I support all this, as it fits with my world view of equality and independence, but like to travel, and I travel well and often, and would like to do it with her. I can cover all this for two of us and don’t ask for or expect any contribution or anything in return, but she does say how it makes her feel like she isn’t doing her bit. Then there will be soon the time conflict with her retraining and need to work.

Sooo, this brings us to the olde worlde question of money and gender roles in an imbalanced world. I’d value your thoughts and advice.

Hi, Spartacus

I'd repost this one on the Relationships board, if I were you. Report your post (button at the bottom) and ask HQ to move it for you. Good luck.

SpartacusC · 15/08/2024 08:16

Snowypeaks · 13/08/2024 18:04

Hi, Spartacus

I'd repost this one on the Relationships board, if I were you. Report your post (button at the bottom) and ask HQ to move it for you. Good luck.

Edited

Thanks, done

OP posts:
SpartacusC · 15/08/2024 08:23

SamuelDJackson · 13/08/2024 08:48

Not sure what the question is or what we are meant to discuss
Sounds more like a relationship issue/or topic for money matters
But I am not the thread police

I have one discussion point and one specific question. The general opener would be have others been in this situation and do they have any advice?

Then more specifically there is the issue of should I provide for her financially so she has her ‘own’ discretionary spending money and wouldn’t need to work, so we get more time. In this day and age and given the above about independence and equality, how would I bring it up and what kinds of mechanisms could I propose?

OP posts:
VoodooQualities · 15/08/2024 08:49

The fact that you saw a future with me and had enough money to support me, wouldn't be enough to persuade me not to retrain and get back to work. What if you whisked me away to Mauritius and Florida, payed for all my meals and then disappeared in a year's time?

She needs to retrain and get into a position where she can look after herself. If you want to support her through that, I bet she'd love that. And if you can fit in that trip to Florida in the Easter holidays she'd love that too.

Then when she's earning her own money and the relationship is five years in, you can look at your combined finances, maybe get married, and talk about what the future looks like.

EDIT just to add, no divorce here but I stopped working for twelve years or so to look after the children. My husband supported me financially through that but I was determined to go back to work which I did after retraining and I'm now fully self-sufficient. I strongly believe a woman should never be dependent on a man. Even if he's the best man ever now, people change or sometimes just get hit by buses.

anyolddinosaur · 15/08/2024 08:54

No at this stage you certainly should not be telling her not to retrain and work. She has been screwed over by a man before and is not going to easily trust again.
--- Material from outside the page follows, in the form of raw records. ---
# yukara-ikemiya/friendly-stable-audio-tools

Measured on AMD Instinct MI355X. Metric: audio-seconds/sec @44.1kHz stereo, 100-step DPM++, SA-Open-1.0 shape, higher is better.
Workload: dtype fp16; 1 GPU; Stable-Audio-Open-1.0 DiT shape (24 layers, D=1536, S=1025, CFG 7 -> 2 sequences/prompt) + Oobleck decode, 1 prompt(s)/GPU x 47.55 s, 100 DPM-Solver++(3M) SDE steps; prompts_per_gpu=1, codec_dtype=fp16, sampler_steps=100, layernorm=fused, cross_attention=fused, sample_size=2097152, parallelism=dp1 (rank-strided prompts, one all-gather)

## Files before the change

friendly-stable-audio-tools_amd/csrc/gemm_ph8.hip:

```cpp
#include <algorithm>
#include <type_traits>

#include "sat_common.h"

namespace {

typedef __attribute__((address_space(3))) void* lds_void_p;
typedef float f32x4_t __attribute__((ext_vector_type(4)));

template <int N>
__device__ __forceinline__ void wait_lgkmcnt() {
    asm volatile("s_waitcnt lgkmcnt(%0)" ::"n"(N) : "memory");
}

__device__ __forceinline__ float silu_fast(float x) { return x * __builtin_amdgcn_rcpf(1.0f + __expf(-x)); }

__device__ __forceinline__ unsigned lds_addr(const void* p) {
    return (unsigned)(size_t)(__attribute__((address_space(3))) const char*)(const char*)p;
}
__device__ __forceinline__ float lds_ld32(const void* p) {
    float v;
    asm volatile("ds_read_b32 %0, %1" : "=v"(v) : "v"(lds_addr(p)) : "memory");
    return v;
}
// ... 4 lines not shown
}
__device__ __forceinline__ f32x4_t lds_ld128(const void* p) {
    f32x4_t v;
    asm volatile("ds_read_b128 %0, %1" : "=v"(v) : "v"(lds_addr(p)) : "memory");
    return v;
}
__device__ __forceinline__ void lds_st64(void* p, float2 v) { asm volatile("ds_write_b64 %0, %1" ::"v"(lds_addr(p)), "v"(v) : "memory"); }
__device__ __forceinline__ void lds_st128(void* p, f32x4_t v) { asm volatile("ds_write_b128 %0, %1" ::"v"(lds_addr(p)), "v"(v) : "memory"); }
__device__ __forceinline__ void lds_tie() {}
template <typename T, typename... Ts>
__device__ __forceinline__ void lds_tie(T& v, Ts&... vs) {
    asm volatile("" : "+v"(v));
    lds_tie(vs...);
}
template <typename... Ts>
__device__ __forceinline__ void lds_wait(Ts&... vs) {
    asm volatile("s_waitcnt lgkmcnt(0)" ::: "memory");
    lds_tie(vs...);
}

template <int PERM>
__device__ __forceinline__ int chan_of(int ni, int nf, int i) {
    const int q = i >> 2, r = i & 3;
    if constexpr (PERM == 0) return ni * 32 + nf * 16 + i;
    else if constexpr (PERM == 1) return ni * 32 + q * 8 + nf * 4 + r;
    else return ni == 0 ? nf * 16 + i : 32 + q * 8 + nf * 4 + r;
}

struct Seg {
    int m0, n0;
    int kt0, nk;
    bool whole;
    bool tr;
};

struct Ph8F32Epi {
    __amdgpu_buffer_rsrc_t rsC, rsXb, rsPart;
    int ldc, N;
    bool accumulate, prod;
    const float* gate;
    int gate_rows, gate_ld, M;
};
__device__ __forceinline__ Ph8F32Epi ph8_f32_epi(const GemmArgs& g) {
    Ph8F32Epi e;
    e.rsC = __builtin_amdgcn_make_buffer_rsrc((void*)g.C, 0, (int)((unsigned)g.M * (unsigned)g.ldc * 4u), 0x00020000);
    e.rsXb = __builtin_amdgcn_make_buffer_rsrc((void*)g.xb, 0, g.xb ? (int)((unsigned)g.M * (unsigned)g.N * 2u) : 0, 0x00020000);
    e.rsPart = __builtin_amdgcn_make_buffer_rsrc((void*)g.ln_part_out, 0, g.ln_part_out ? (int)((unsigned)g.M * (unsigned)(g.N >> 6) * 8u) : 0, 0x00020000);
    e.ldc = g.ldc; e.N = g.N; e.accumulate = g.accumulate != 0; e.prod = g.xb != nullptr;
    e.gate = g.gate; e.gate_rows = g.gate_rows; e.gate_ld = g.gate_ld; e.M = g.M;
    return e;
}
typedef unsigned int ph8_u32x4 __attribute__((ext_vector_type(4)));
typedef unsigned int ph8_u32x2 __attribute__((ext_vector_type(2)));
__device__ __forceinline__ void ph8_load_resid(const Ph8F32Epi& e, f32x4_t (&old)[4], int m, int ncol0, int q4) {
    const int off = (m * e.ldc + ncol0 + 4 * q4) * 4;
#pragma unroll
    for (int nb = 0; nb < 4; ++nb)
        old[nb] = __builtin_bit_cast(f32x4_t, __builtin_amdgcn_raw_buffer_load_b128(e.rsC, off + nb * 64, 0, 0));
}
template <bool RT, bool PROD_C>
__device__ __forceinline__ void ph8_epi_f32_row(const Ph8F32Epi& e, f32x4_t (&v)[4], const f32x4_t (&old)[4], int m, int ncol0, int q4) {
    const int off = (m * e.ldc + ncol0 + 4 * q4) * 4;
    [[maybe_unused]] const float* grow = nullptr;
    bool prod = PROD_C;
    if constexpr (RT) {
        prod = e.prod;
// ... 6 lines not shown
#pragma unroll
    for (int nb = 0; nb < 4; ++nb) {
        f32x4_t x = v[nb];
        if constexpr (RT) {
            if (grow) x *= *reinterpret_cast<const f32x4_t*>(grow + nb * 16);
        }
        const f32x4_t o = old[nb];
        x += e.accumulate ? o : f32x4_t{0.f, 0.f, 0.f, 0.f};
        __builtin_amdgcn_raw_buffer_store_b128(__builtin_bit_cast(ph8_u32x4, x), e.rsC, off + nb * 64, 0, 0);
        if (prod) {
            opx4 xr;
#pragma unroll
            for (int k = 0; k < 4; ++k) {
                xr[k] = f32_to_op(x[k]);
                const float f = op_to_f32(xr[k]);
                sum += f;
                sq += f * f;
            }
            __builtin_amdgcn_raw_buffer_store_b64(__builtin_bit_cast(ph8_u32x2, xr), e.rsXb, (m * e.N + ncol0 + 4 * q4 + nb * 16) * 2, 0, 0);
        }
    }
    if (prod) {
        sum += __int_as_float(__builtin_amdgcn_ds_swizzle(__float_as_int(sum), 0x401F));
        sq += __int_as_float(__builtin_amdgcn_ds_swizzle(__float_as_int(sq), 0x401F));
        u32x2 a = __builtin_amdgcn_permlane32_swap(__float_as_uint(sum), __float_as_uint(sum), false, false);
        u32x2 b = __builtin_amdgcn_permlane32_swap(__float_as_uint(sq), __float_as_uint(sq), false, false);
        sum = __uint_as_float(a[0]) + __uint_as_float(a[1]);
        sq = __uint_as_float(b[0]) + __uint_as_float(b[1]);
        const int poff = q4 == 0 ? (m * (e.N >> 6) + (ncol0 >> 6)) * 8 : 0x7ffffff0;
        __builtin_amdgcn_raw_buffer_store_b64(ph8_u32x2{__float_as_uint(sum), __float_as_uint(sq)}, e.rsPart, poff, 0, 0);
    }
}
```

And whatever you say about your divorce any woman who deprives herself of financial security for a man is a fool.

You can offer to pay for holidays that you go on together. Let her cook you meals, prepare picnics, contribute in ways that dont cost as much money.

Develop your own separate interests too so that you can, say, travel with a hobby group if you have more free time and dont wish to travel alone.

Later on if you are willing to transfer half your money to her maybe she'd give up work and rely on you - now is not the time.

ApocalipstickNow · 15/08/2024 09:04

If she doesn’t want you paying for her to go on holiday, you’re going to have to work out which is more important to you- being with her or travelling.

If she’s that important you may have to adjust what you want from a holiday, is there a compromise she can afford?

I’d also be cautious taking the advice to pay and get her to contribute by cooking etc. You know her, she might see that as a good compromise or she might see it as reinforcing a paternalistic structure that underlines the imbalance.

Once she’s retrained and working your whole situation may be hugely different and you may be able to go halves.

You maybe need to work out what’s most important to you here.